LLMs Don't Know What They Don't Know–and That's a Problem

  • The day can’t come fast enough where we just see things like this as trivial misuse of the tool— like using a hammer to drive in a screw. We use the hammer for nails and the screwdriver for screws. We use LLM for exploring data with language, and our brains for reasoning.

  • Claude does ask questions for clarification or asks me to provide something it does not know though, at least it has happened many times to me. At other times I will have to ask if it needs X or Y to be able to answer more accurately, although this may be the same case with other LLMs, too. The former though was quite a surprise to me, coming from GPT.

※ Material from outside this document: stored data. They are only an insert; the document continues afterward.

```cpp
int run_trunk(adaf_resnet50* net, const float* x4, int n, int P, int tsm_T, int tsm_div, float* feat, int ldfeat,
              void* ws, size_t ws_bytes, hipStream_t st, std::vector<hipEvent_t>* rec, std::vector<Launch>* info, float* featmap = nullptr,
              const FrameSrc* src = nullptr) {
    adaf_handle* h = net->h;
    if (src) x4 = src->frames;
    if (!net->finalized) return adaf_fail(h, ADAF_E_STATE, "resnet50: finalize() has not been called");
    if (!x4 || !feat || !ws) return adaf_fail(h, ADAF_E_BADARG, "resnet50: null pointer");
    if (n <= 0 || P < 32) return adaf_fail(h, ADAF_E_BADARG, "resnet50: need n > 0 and patch >= 32");
    if (ldfeat == 0) ldfeat = 2048;
    if (ldfeat < 2048 || ldfeat % 4 || !adaf_aligned16(feat) || !adaf_aligned16(x4) || !adaf_aligned16(ws))
        return adaf_fail(h, ADAF_E_LAYOUT, "resnet50: ldfeat >= 2048, %% 4 == 0 and 16-byte aligned buffers required");
    if (tsm_T > 0 && n % tsm_T) return adaf_fail(h, ADAF_E_BADARG, "resnet50: n=%d not a multiple of tsm_segments=%d", n, tsm_T);
    float* buf[6];
    if (int rc = adaf_check_ws(h, "resnet50", ws, ws_bytes, trunk_layout(net, n, P, ws, buf), ADAF_WS_ALIGN_FIRST)) return rc;

    const int lat_rows = net->lat_rows >= 0 ? net->lat_rows : adaf_options().latency_rows;
    const bool lat_ok = lat_rows > 0 && tsm_T == 0 && net->math == ADAF_MATH_F32;
    const bool fuse = net->fuse;
    const bool stage1_f32 = net->math == ADAF_MATH_F32 || (net->math == ADAF_MATH_F32_SPLIT_BF16 && adaf_options().split_stage1_f32);
    const bool tsm_block = net->tsm_block && tsm_T > 0;
    const int tsm_c1 = tsm_block ? 0 : tsm_T;

    const bool f16 = net->math == ADAF_MATH_F16;
    const double eb = f16 ? 2.0 : 4.0;
    const char* tag = f16 ? " (fp16)" : "";
    if (f16) {
        if (!net->convs[1].w16) return adaf_fail(h, ADAF_E_STATE, "resnet50: fp16 filters missing (finalize() did not complete)");
        if (tsm_T > 0 && tsm_div <= 0) return adaf_fail(h, ADAF_E_BADARG, "resnet50: tsm_div must be positive");
        if (tsm_c1 > 0)
            for (size_t i = 1; i < net->convs.size(); ++i) {
                const ConvLayer& L = net->convs[i];
                if (L.tsm && (L.cin / tsm_div) % 8)
                    return adaf_fail(h, ADAF_E_LAYOUT, "resnet50 (fp16): temporal-shift fold = %d / %d = %d of %s must be a multiple of 8", L.cin, tsm_div,
                                     L.cin / tsm_div, L.name.c_str());
            }
    }
    auto bank = [&](const ConvLayer& L) { return f16 ? as_f32(L.w16) : L.w; };
    const float* const l10_w = f16 ? as_f32(net->l10_w16) : (stage1_f32 ? net->l10_w : nullptr);

    auto mark = [&](double flops, double bytes, int tile) {
        if (rec) {
            (void)hipEventRecord((*rec)[info->size()], st);
            info->push_back({flops, bytes, tile});
        }
    };
    int li = 0;
    bool pooled = false;
    auto conv = [&](const float* in, int hh, int ww, int act, const float* res, float* out, bool tsm, int* oh, int* ow) -> int {
        const ConvLayer& L = net->convs[li];
        adaf_conv_params p = layer_params(L, n, hh, ww, act);
        p.tsm_segments = tsm ? tsm_T : 0; p.tsm_div = tsm_div;
        const bool split_here = net->math == ADAF_MATH_F32_SPLIT_BF16 && !(stage1_f32 && li >= 1 && li <= 11);
        p.tile = net->tiles[li] ? net->tiles[li] : (split_here ? 40 : 0);
        ConvArgs a;
        int rc = adaf_make_conv_args(h, &p, in, bank(L), L.scale, L.bias, res, out, &a);
        if (rc) return rc;
        a.wsp = split_here ? L.wsp : nullptr;
        if (f16) { a.in16 = a.out16 = 1; a.res16 = res != nullptr; }
        const double macs = (double)a.M * L.cout * L.k * L.k * L.cin;
        const double bytes = eb * ((double)n * hh * ww * L.cin + (double)a.M * L.cout * (res ? 2 : 1) + (double)L.cout * L.k * L.k * L.cin);
        mark(2.0 * macs, bytes, 0);
        const bool want_lat = lat_ok && a.M <= lat_rows && li > 0 && !net->tiles[li];
        int used = adaf_launch_conv_gemm(a, want_lat ? 95 : p.tile, h->cus, st);
        if (used < 0 && want_lat) used = adaf_launch_conv_gemm(a, p.tile, h->cus, st);
        if (used < 0) return adaf_fail(h, ADAF_E_LAUNCH, "resnet50%s: no kernel for tile id %d (conv launch %d)", tag, p.tile, li);
        if (info && !info->empty()) info->back().tile = used;
        *oh = a.OH; *ow = a.OW;
        ++li;
        return ADAF_OK;
    };

    const ConvLayer& L0 = net->convs[0];
    const int s1 = adaf_conv_out(P, 7, 2, 3), ph = adaf_conv_out(s1, 3, 2, 1);
    const double stem_flops = 2.0 * (double)n * s1 * s1 * 64 * 147;
    const double stem_in = 4.0 * ((double)n * P * P * 3 + 64.0 * 147), conv_map = 4.0 * (double)n * s1 * s1 * 64, pool_map = eb * (double)n * ph * ph * 64;
    const bool stem_kernel = net->tiles[0] == 0;
    int rc;
    bool gathered = false;
    if (src) {
        if (stem_kernel && fuse && adaf_stem7x7_rows_ok(P, n, h->cus)) {
            mark(stem_flops, stem_in + pool_map, 94);
            gathered = adaf_launch_stem7x7_pool_frames(src->frames, src->pixel_major, src->nframes, src->act, src->fpa, src->H, src->W, n, P,
                                                       net->stem_w, L0.scale, L0.bias, buf[1], h->cus, st, f16);
            if (!gathered && rec) info->pop_back();
        }
        if (!gathered) {
            mark(0.0, 4.0 * 2.0 * (double)n * P * P * 3, 0);
// ... 142 lines not shown
int adaf_resnet50_create(adaf_handle* h, adaf_resnet50** out) {
    if (!h || !out) return ADAF_E_BADARG;
    adaf_resnet50* net = new adaf_resnet50();
    net->h = h;
    build_layers(net);
    *out = net;
    return ADAF_OK;
}

int adaf_resnet50_destroy(adaf_resnet50* net) {
    if (!net) return ADAF_OK;
    net->arena.release();
    delete net;
    return ADAF_OK;
}

int adaf_resnet50_set_param(adaf_resnet50* net, const char* name, const float* dev_ptr, size_t numel) {
    if (!net || !name || !dev_ptr) return ADAF_E_BADARG;
    net->params.set(name, dev_ptr, numel);
    net->finalized = false;
    return ADAF_OK;
}

static int split_weights(adaf_resnet50* net, void* stream) {
    adaf_handle* h = net->h;
    hipStream_t st = (hipStream_t)stream;
    for (size_t i = 1; i < net->convs.size(); ++i) {
        ConvLayer& L = net->convs[i];
        const size_t wn = L.packed_floats();
        if (!net->arena.take(&L.wsp, 3 * wn))
            return adaf_fail(h, ADAF_E_NOMEM, "resnet50: hipMalloc split weights");
        adaf_launch_split_weight(L.w, wn, L.wsp, st);
    }
    hipError_t e = hipStreamSynchronize(st);
    if (e != hipSuccess) return adaf_hip_fail(h, e, "resnet50 split weights");
    return ADAF_OK;
}

static int f16_weights(adaf_resnet50* net, void* stream) {
    adaf_handle* h = net->h;
    hipStream_t st = (hipStream_t)stream;
    for (size_t i = 1; i < net->convs.size(); ++i) {
        ConvLayer& L = net->convs[i];
        const size_t wn = L.packed_floats();
        if (!net->arena.take(&L.w16, wn))
            return adaf_fail(h, ADAF_E_NOMEM, "resnet50: hipMalloc fp16 weights");
// ... 200 lines not shown
```

Before: 5450 clips/s.

## Pick conv tiles with a busy-device cost model when other streams run trunks

Tracks, per handle, an event recorded after each ResNet trunk forward on each stream. At the start of a trunk it checks whether another stream's forward is still in flight. If so, f32 conv tile selection switches to a 'busy' cost model that assumes the neighbour streams fill part of the tail wave and uses lower per-tile efficiencies. It also groups pos-major convs by image. This aims to avoid tiles sized for an idle GPU when three streams share the CUs, at the cost of an event query per forward and a host-timing-dependent tile choice.

```diff
diff --git a/adafocus_amd/csrc/adaf_internal.h b/adafocus_amd/csrc/adaf_internal.h
--- a/adafocus_amd/csrc/adaf_internal.h
+++ b/adafocus_amd/csrc/adaf_internal.h
@@ -3,6 +3,7 @@
 #include <stdint.h>
 #include <stddef.h>
 #include <string>
+#include <mutex>
 
 #include "../../include/adafocus.h"
 #include <type_traits>
@@ -20,8 +21,16 @@
     int scan_resident = 0;
     int scan_slots = 1;
     int bptt_resident = 0;
+    static constexpr int kWatched = 8;
+    hipStream_t watch_key[kWatched] = {};
+    hipEvent_t watch_done[kWatched] = {};
+    unsigned long long watch_used[kWatched] = {};
+    unsigned long long watch_tick = 0;
+    std::mutex watch_mu;
     std::string err;
 };
+bool adaf_launches_beside(adaf_handle* h, hipStream_t st);
+void adaf_note_forward(adaf_handle* h, hipStream_t st);
 
 #include <mutex>
 #include <vector>
@@ -119,6 +128,7 @@
     int tsm_lean = 1;
     int gru_graph_persistent = 0;
     int gru_scan_slices = 2;
+    int conv_tile_regime = 1;
 };
 AdafOptions& adaf_options();
 
@@ -287,8 +297,7 @@
 void adaf_launch_colsum(const float* x, int rows, int cols, int ld, float* part, float* out, hipStream_t s);
 void adaf_launch_rows_scale(const float* x, const float* mask, float* out, int rows, int width, int steps, bool shift, hipStream_t s);
 
-int adaf_launch_conv_gemm(const ConvArgs& a, int tile, int cus, hipStream_t s);
-int adaf_pick_conv_tile(int M, int N, int K, int cus);
+int adaf_launch_conv_gemm(const ConvArgs& a, int tile, int cus, hipStream_t s, bool beside = false);
 int adaf_launch_conv_lat(const ConvArgs& a, hipStream_t s);
 int adaf_launch_conv_pool(ConvArgs a, int hw, float* pool_out, int pool_ld, hipStream_t s);
 int adaf_launch_conv_pool16(ConvArgs a, int hw, float* pool_out, int pool_ld, hipStream_t s);
diff --git a/adafocus_amd/csrc/api.hip b/adafocus_amd/csrc/api.hip
--- a/adafocus_amd/csrc/api.hip
+++ b/adafocus_amd/csrc/api.hip
@@ -83,7 +83,7 @@
 struct OptKey { const char* name; double lo, hi; };
 const OptKey kOptKeys[] = {{"conv_pool", 0, 1}, {"mb_strip", 0, 1}, {"mbv2_chunk", 1, 1 << 20}, {"latency_rows", 0, 1 << 30}, {"latency_linear_rows", 0, 1 << 30},
                            {"effnet_plan", 0, 511}, {"effnet_chunk", 1, 1 << 20}, {"gru_scan_slices", 1, 2}, {"effnet_fused_blocks", 0, 4294967295.0},
-                           {"stem_rows", 0, 2}, {"split_stage1_f32", 0, 1}, {"gru_graph_persistent", 0, 1}, {"split_lean", 0, 1}, {"tsm_lean", 0, 1}};
+                           {"stem_rows", 0, 2}, {"split_stage1_f32", 0, 1}, {"gru_graph_persistent", 0, 1}, {"split_lean", 0, 1}, {"tsm_lean", 0, 1}, {"conv_tile_regime", 0, 2}};
 int find_opt(const char* key) {
     if (!key) return -1;
     for (size_t i = 0; i < sizeof(kOptKeys) / sizeof(kOptKeys[0]); ++i)
@@ -135,9 +135,46 @@
     if (h)
         for (int i = 0; i < 4; ++i)
             if (h->scan_done[i]) (void)hipEventDestroy(h->scan_done[i]);
+    if (h)
+        for (int i = 0; i < adaf_handle::kWatched; ++i)
+            if (h->watch_done[i]) (void)hipEventDestroy(h->watch_done[i]);
     delete h;
     return ADAF_OK;
 }
+
+}
+
+namespace {
+bool stream_capturing(hipStream_t st) {
+    hipStreamCaptureStatus cap = hipStreamCaptureStatusNone;
+    (void)hipStreamIsCapturing(st, &cap);
+    return cap != hipStreamCaptureStatusNone;
+}
+}
+
+bool adaf_launches_beside(adaf_handle* h, hipStream_t st) {
+    if (!h || stream_capturing(st)) return false;
+    std::lock_guard<std::mutex> lock(h->watch_mu);
+    for (int i = 0; i < adaf_handle::kWatched; ++i)
+        if (h->watch_done[i] && h->watch_used[i] && h->watch_key[i] != st && hipEventQuery(h->watch_done[i]) == hipErrorNotReady) return true;
+    return false;
+}
+
+void adaf_note_forward(adaf_handle* h, hipStream_t st) {
+    if (!h || stream_capturing(st)) return;
+    std::lock_guard<std::mutex> lock(h->watch_mu);
+    int slot = 0;
+    for (int i = 0; i < adaf_handle::kWatched; ++i) {
+        if (h->watch_used[i] && h->watch_key[i] == st) { slot = i; break; }
+        if (h->watch_used[i] < h->watch_used[slot]) slot = i;
+    }
+    if (!h->watch_done[slot] && hipEventCreateWithFlags(&h->watch_done[slot], hipEventDisableTiming) != hipSuccess) { h->watch_done[slot] = nullptr; return; }
+    h->watch_key[slot] = st;
+    h->watch_used[slot] = ++h->watch_tick;
+    (void)hipEventRecord(h->watch_done[slot], st);
+}
+
+extern "C" {
 
 const char* adaf_last_error(const adaf_handle* h) { return h ? h->err.c_str() : "null handle"; }
 int adaf_device_cus(const adaf_handle* h) { return h ? h->cus : 0; }
@@ -164,7 +201,8 @@
         case 10: o.split_stage1_f32 = (int)value; break;
         case 11: o.gru_graph_persistent = (int)value; break;
         case 12: o.split_lean = (int)value; break;
-        default: o.tsm_lean = (int)value; break;
+        case 13: o.tsm_lean = (int)value; break;
+        default: o.conv_tile_regime = (int)value; break;
     }
     return ADAF_OK;
 }
@@ -186,6 +224,7 @@
         case 11: return o.gru_graph_persistent;
         case 12: return o.split_lean;
         case 13: return o.tsm_lean;
+        case 14: return o.conv_tile_regime;
         default: return __builtin_nan("");
     }
 }
diff --git a/adafocus_amd/csrc/conv_gemm.hip b/adafocus_amd/csrc/conv_gemm.hip
--- a/adafocus_amd/csrc/conv_gemm.hip
+++ b/adafocus_amd/csrc/conv_gemm.hip
@@ -1493,13 +1493,14 @@
     int fallback;
     int presplit;
     float eff;
+    float eff_busy;
 };
 constexpr int kTileAutoSplit = 40;
 constexpr TileRow kTileTable[] = {
-    {1, 128, 128, 2, 2, TF_REG, 0, 0, 1.00f},
-    {2, 128, 64, 2, 2, TF_REG, 0, 0, 1.02f},
-    {3, 64, 64, 2, 2, TF_REG, 0, 0, 0.98f},
-    {4, 64, 128, 2, 2, TF_REG, 0, 0, 0.99f},
+    {1, 128, 128, 2, 2, TF_REG, 0, 0, 1.00f, 0.80f},
+    {2, 128, 64, 2, 2, TF_REG, 0, 0, 1.02f, 0.82f},
+    {3, 64, 64, 2, 2, TF_REG, 0, 0, 0.98f, 0.76f},
+    {4, 64, 128, 2, 2, TF_REG, 0, 0, 0.99f, 0.79f},
     {5, 256, 128, 4, 2, TF_REG, 0, 0, 0.f},
     {21, 128, 128, 2, 2, TF_DMA_TOP, 1, 0, 0.f},
     {22, 128, 64, 2, 2, TF_DMA_TOP, 2, 0, 0.f},
@@ -1609,10 +1610,12 @@
     };
     return (double)(axis(a.OH, a.H, a.KH) * axis(a.OW, a.W, a.KW)) / ((double)a.OH * a.OW * a.KH * a.KW);
 }
+bool pos_major_conv(const ConvArgs& a) {
+    const int ohw = a.OH * a.OW;
+    return !conv_is_dense(a) && a.KH * a.KW > 1 && a.KH * a.KW <= 32 && conv_images(a) * ohw == a.M && ohw <= 4096 && conv_tap_fill(a) < 0.96;
+}
 bool pos_major_gate(const ConvArgs& a, const TileRow& r) {
-    const int ohw = a.OH * a.OW, images = conv_images(a);
-    return has_pos_major_form(r) && (r.fam == TF_PRESPLIT ? a.pm_allow == 1 : a.pm_allow != 0) && !conv_is_dense(a) && a.KH * a.KW > 1 &&
-           a.KH * a.KW <= 32 && images * ohw == a.M && images >= r.bm && ohw <= 4096 && conv_tap_fill(a) < 0.96;
+    return has_pos_major_form(r) && (r.fam == TF_PRESPLIT ? a.pm_allow == 1 : a.pm_allow != 0) && pos_major_conv(a) && conv_images(a) >= r.bm;
 }
 bool lean_shift_gate(const ConvArgs& a, const TileRow& r) {
     return has_lean_shift_form(r) && conv_is_dense(a) && a.tsm_T > 0 && (a.K & 31) == 0 && (a.tsm_fold & 31) == 0 && a.stride == 1 &&
@@ -1630,10 +1633,31 @@
     return (a.K / 2) % 32 == 0 && (a.cin / 2) % 32 == 0 && a.KH * a.KW <= 32;
 }
 
+constexpr double kNeighbourFill = 0.75;
+
+double conv_tile_cost(long long M, int N, int K, const TileRow& r, int cus, bool busy, int groups = 1) {
+    (void)K;
+    const long long blocks = (long long)groups * ((M + r.bm - 1) / r.bm) * ((N + r.bn - 1) / r.bn);
+    const double fill = busy ? kNeighbourFill : 0.0;
+    const double per_cu = fill * (double)blocks / cus + (1.0 - fill) * (double)((blocks + cus - 1) / cus);
+    return per_cu * r.bm * r.bn / (busy ? r.eff_busy : r.eff);
+}
+int pick_tile(long long M, int N, int K, int cus, bool busy, int groups = 1, long long group_rows = 0) {
+    int best = 1;
+    double best_t = 1e300;
+    for (const TileRow& r : kTileTable) {
+        if (r.eff <= 0.f) continue;
+        const bool grouped = groups > 1 && group_rows >= r.bm;
+        const double cost = grouped ? conv_tile_cost(group_rows, N, K, r, cus, busy, groups) : conv_tile_cost(M, N, K, r, cus, busy);
+        if (cost < best_t * 0.999) { best_t = cost; best = r.id; }
+    }
+    return best;
+}
+
 bool narrow_output(const ConvArgs& a) { return (((a.N + 63) / 64) * 64 - a.N) * 5 >= a.N; }
 long long row_tiles(const ConvArgs& a, int bm) { return (a.M + bm - 1) / bm; }
 
-int resolve_f32_tile(const ConvArgs& a, int tile, int cus) {
+int resolve_f32_tile(const ConvArgs& a, int tile, int cus, bool beside) {
     const bool dma_ok = adaf_conv_glds_ok(a);
     const bool presplit_ok = a.wsp != nullptr && (a.K & 31) == 0 && dma_ok;
     if (tile == kTileAutoSplit) {
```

  • I would suggest that LLMs don't actually know anything. The knowing is inferred.

    An LLM might be seen as a kind of very elaborate linguistic hoax (at least as far as knowledge and intelligence are concerned).

    And I like LLMs, don't get me wrong. I'm not a hater.

  • I wonder how much of this is an inherent problem which is hard to work a solution into vs "confidently guessing the answer every time yields a +x% gain for a modelon all of the other benchmark results so nobody wants to reward opposite of that".

  • I use copilot every day and every day I'm more and more convinced that LLMs aren't going to rule the world but will continue to be "just" neat autocomplete tools whose utility degrades the more you expect from them.

  • Well humans don't know what they don't know either. I think the bigger problem is that LLMs don't know what they do know.

  • Is it that they're over confident, or that we are over confident in their responses also.

    LLM's aren't an all knowing power, much like ourselves, but we still take the opinions and ideas of others as true to some extent.

    If you are using LLM's and taking their outputs as complete truths or working products, then you're not using them correctly to begin with. You need to exercise a degree of professional and technical skepticism with their outputs.

    Luckily LLM's are moving into the arena of being able to reason with themselves and test their assumptions before giving us an answer.

    LLM's can push me in the wrong direction just as much as an answer to a problem on a forum.

  • LLMs don't know period. They can be useful to summarize well and redundantly publicized information, but they don't "know" even that.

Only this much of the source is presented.